 struct Wx6Plan {
     int tm, wm, rt, ct, Z, steps_per_z;
     int planes;
+    int nw;
+    int own_z;
     size_t lds;
 };
 
@@ -347,10 +562,32 @@
     }
     const size_t a_bytes = (size_t)kKS * 2 * (kX6P * BM + 4) * 16;
     pl->lds = a_bytes + (pl->planes ? (size_t)kX6P * p->chmax * p->cpb + 32 : (size_t)kKS * 2 * (kX6P * BN + 4) * 16);
+    int z_tiles = pl->rt * pl->ct;
+    pl->nw = 0; pl->own_z = 0;
+    {
+        const char* we = getenv("RH_WGRAD_X6_WIDE");
+        const int wide = we ? atoi(we) : 1;
+        if (wide != 0 && !getenv("RH_WGRAD_X6_PLANES") && !(tm_env >= 1 && tm_env <= 3) && w.M > 64 && w.M <= 96 && p->N <= 288) {
+            const int tiles = rh_cdiv(p->N, 32);
+            pl->nw = tiles <= 3 ? 3 : (tiles <= 4 ? 4 : (tiles <= 6 ? 6 : 9));
+            const int reach = w.maxoff - w.minoff;
+            const int p8 = (32 + reach + 7) / 8;
+            pl->planes = w.is == 1 && w.T >= 2 && reach >= 0 && p8 <= 7 && 4l * (w.s_row + 64) * w.C * w.B < 0x7fffffffl;
+            p->chmax = w.C;
+            p->av = w.r_row % 4 == 0 && ((uintptr_t)w.R & 15) == 0;
+            p->b_stage = (unsigned)(pl->planes ? ((size_t)kX6P * p->chmax * p->cpb + 32 + 15) / 16 * 16
+                                               : (size_t)kKS * 2 * (kX6P * 32 * pl->nw + 4) * 16);
+            pl->lds = 2 * ((size_t)kKS * 2 * (kX6P * 96 + 4) * 16 + p->b_stage);
+            pl->own_z = wide != 2;
+            if (pl->own_z) z_tiles = 1;
+            pl->tm = 3; pl->wm = 1; pl->rt = 1; pl->ct = 1;
+        }
+    }
     const char* te = getenv("RH_WGRAD_X6_BLOCKS");
     const int target_env = te ? atoi(te) : 0;
-    const int target = target_env > 0 ? target_env : (target_env < 0 ? (pl->tm == 2 ? 768 : 512) : 512);
-    int Z = rh_cdiv(target, pl->rt * pl->ct);
+    const int wide_target = pl->nw == 9 && pl->own_z ? 256 : 512;
+    const int target = target_env > 0 ? target_env : (target_env < 0 ? (pl->tm == 2 ? 768 : 512) : wide_target);
+    int Z = rh_cdiv(target, z_tiles);
     const int zmax = p->total_steps / 4 > 0 ? p->total_steps / 4 : 1;
     if (Z > zmax) Z = zmax;
     if (Z < 1) Z = 1;
@@ -385,6 +622,22 @@
     else go3<TM, WM, AV, false>(p, pl, stream);
 }
 
+template <int NW, bool PL>
+void go_wide2(const Wx6P& p, const Wx6Plan& pl, hipStream_t stream) {
+    auto kern = wgrad_x6_wide_kernel<NW, PL>;
+    static std::once_flag once;
+    std::call_once(once, [&] {
+        (void)hipFuncSetAttribute(reinterpret_cast<const void*>(kern), hipFuncAttributeMaxDynamicSharedMemorySize, 160 * 1024);
+    });
+    rh_launch_main(kern, dim3(pl.Z), dim3(64 * NW), pl.lds, stream, p);
+}
+
+template <int NW>
+void go_wide(const Wx6P& p, const Wx6Plan& pl, hipStream_t stream) {
+    if (pl.planes) go_wide2<NW, true>(p, pl, stream);
+    else go_wide2<NW, false>(p, pl, stream);
+}
+
 template <int TM, int WM>
 void go(const Wx6P& p, const Wx6Plan& pl, hipStream_t stream) {
     if (p.r_row % 4 == 0 && ((uintptr_t)p.R & 15) == 0) go2<TM, WM, true>(p, pl, stream);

▶ _DESCRIPTION OF THE TASK_
This exercise calls for the entries to be restated exactly.

▶ _RESULT FOR THIS EXERCISE_
 struct Wx6Plan {
     int tm, wm, rt, ct, Z, steps_per_z;
     int planes;
+    int nw;
+    int own_z;
     size_t lds;
 };
 
@@ -347,10 +562,32 @@
     }
     const size_t a_bytes = (size_t)kKS * 2 * (kX6P * BM + 4) * 16;
     pl->lds = a_bytes + (pl->planes ? (size_t)kX6P * p->chmax * p->cpb + 32 : (size_t)kKS * 2 * (kX6P * BN + 4) * 16);
+    int z_tiles = pl->rt * pl->ct;
+    pl->nw = 0; pl->own_z = 0;
+    {
+        const char* we = getenv("RH_WGRAD_X6_WIDE");
+        const int wide = we ? atoi(we) : 1;
+        if (wide != 0 && !getenv("RH_WGRAD_X6_PLANES") && !(tm_env >= 1 && tm_env <= 3) && w.M > 64 && w.M <= 96 && p->N <= 288) {
+            const int tiles = rh_cdiv(p->N, 32);
+            pl->nw = tiles <= 3 ? 3 : (tiles <= 4 ? 4 : (tiles <= 6 ? 6 : 9));
+            const int reach = w.maxoff - w.minoff;
+            const int p8 = (32 + reach + 7) / 8;
+            pl->planes = w.is == 1 && w.T >= 2 && reach >= 0 && p8 <= 7 && 4l * (w.s_row + 64) * w.C * w.B < 0x7fffffffl;
+            p->chmax = w.C;
+            p->av = w.r_row % 4 == 0 && ((uintptr_t)w.R & 15) == 0;
+            p->b_stage = (unsigned)(pl->planes ? ((size_t)kX6P * p->chmax * p->cpb + 32 + 15) / 16 * 16
+                                               : (size_t)kKS * 2 * (kX6P * 32 * pl->nw + 4) * 16);
+            pl->lds = 2 * ((size_t)kKS * 2 * (kX6P * 96 + 4) * 16 + p->b_stage);
+            pl->own_z = wide != 2;
+            if (pl->own_z) z_tiles = 1;
+            pl->tm = 3; pl->wm = 1; pl->rt = 1; pl->ct = 1;
+        }
+    }
     const char* te = getenv("RH_WGRAD_X6_BLOCKS");
     const int target_env = te ? atoi(te) : 0;
-    const int target = target_env > 0 ? target_env : (target_env < 0 ? (pl->tm == 2 ? 768 : 512) : 512);
-    int Z = rh_cdiv(target, pl->rt * pl->ct);
+    const int wide_target = pl->nw == 9 && pl->own_z ? 256 : 512;
+    const int target = target_env > 0 ? target_env : (target_env < 0 ? (pl->tm == 2 ? 768 : 512) : wide_target);
+    int Z = rh_cdiv(target, z_tiles);
     const int zmax = p->total_steps / 4 > 0 ? p->total_steps / 4 : 1;
     if (Z > zmax) Z = zmax;
     if (Z < 1) Z = 1;
@@ -385,6 +622,22 @@
     else go3<TM, WM, AV, false>(p, pl, stream);
 }
 
+template <int NW, bool PL>
+void go_wide2(const Wx6P& p, const Wx6Plan& pl, hipStream_t stream) {
+    auto kern = wgrad_x6_wide_kernel<NW, PL>;
+    static std::once_flag once;
+    std::call_once(once, [&] {
+        (void)hipFuncSetAttribute(reinterpret_cast<const void*>(kern), hipFuncAttributeMaxDynamicSharedMemorySize, 160 * 1024);
+    });
+    rh_launch_main(kern, dim3(pl.Z), dim3(64 * NW), pl.lds, stream, p);
+}
+
+template <int NW>
+void go_wide(const Wx6P& p, const Wx6Plan& pl, hipStream_t stream) {
+    if (pl.planes) go_wide2<NW, true>(p, pl, stream);
+    else go_wide2<NW, false>(p, pl, stream);
+}
+
 template <int TM, int WM>
 void go(const Wx6P& p, const Wx6Plan& pl, hipStream_t stream) {
     if (p.r_row % 4 == 0 && ((uintptr_t)p.R & 15) == 0) go2<TM, WM, true>(p, pl, stream);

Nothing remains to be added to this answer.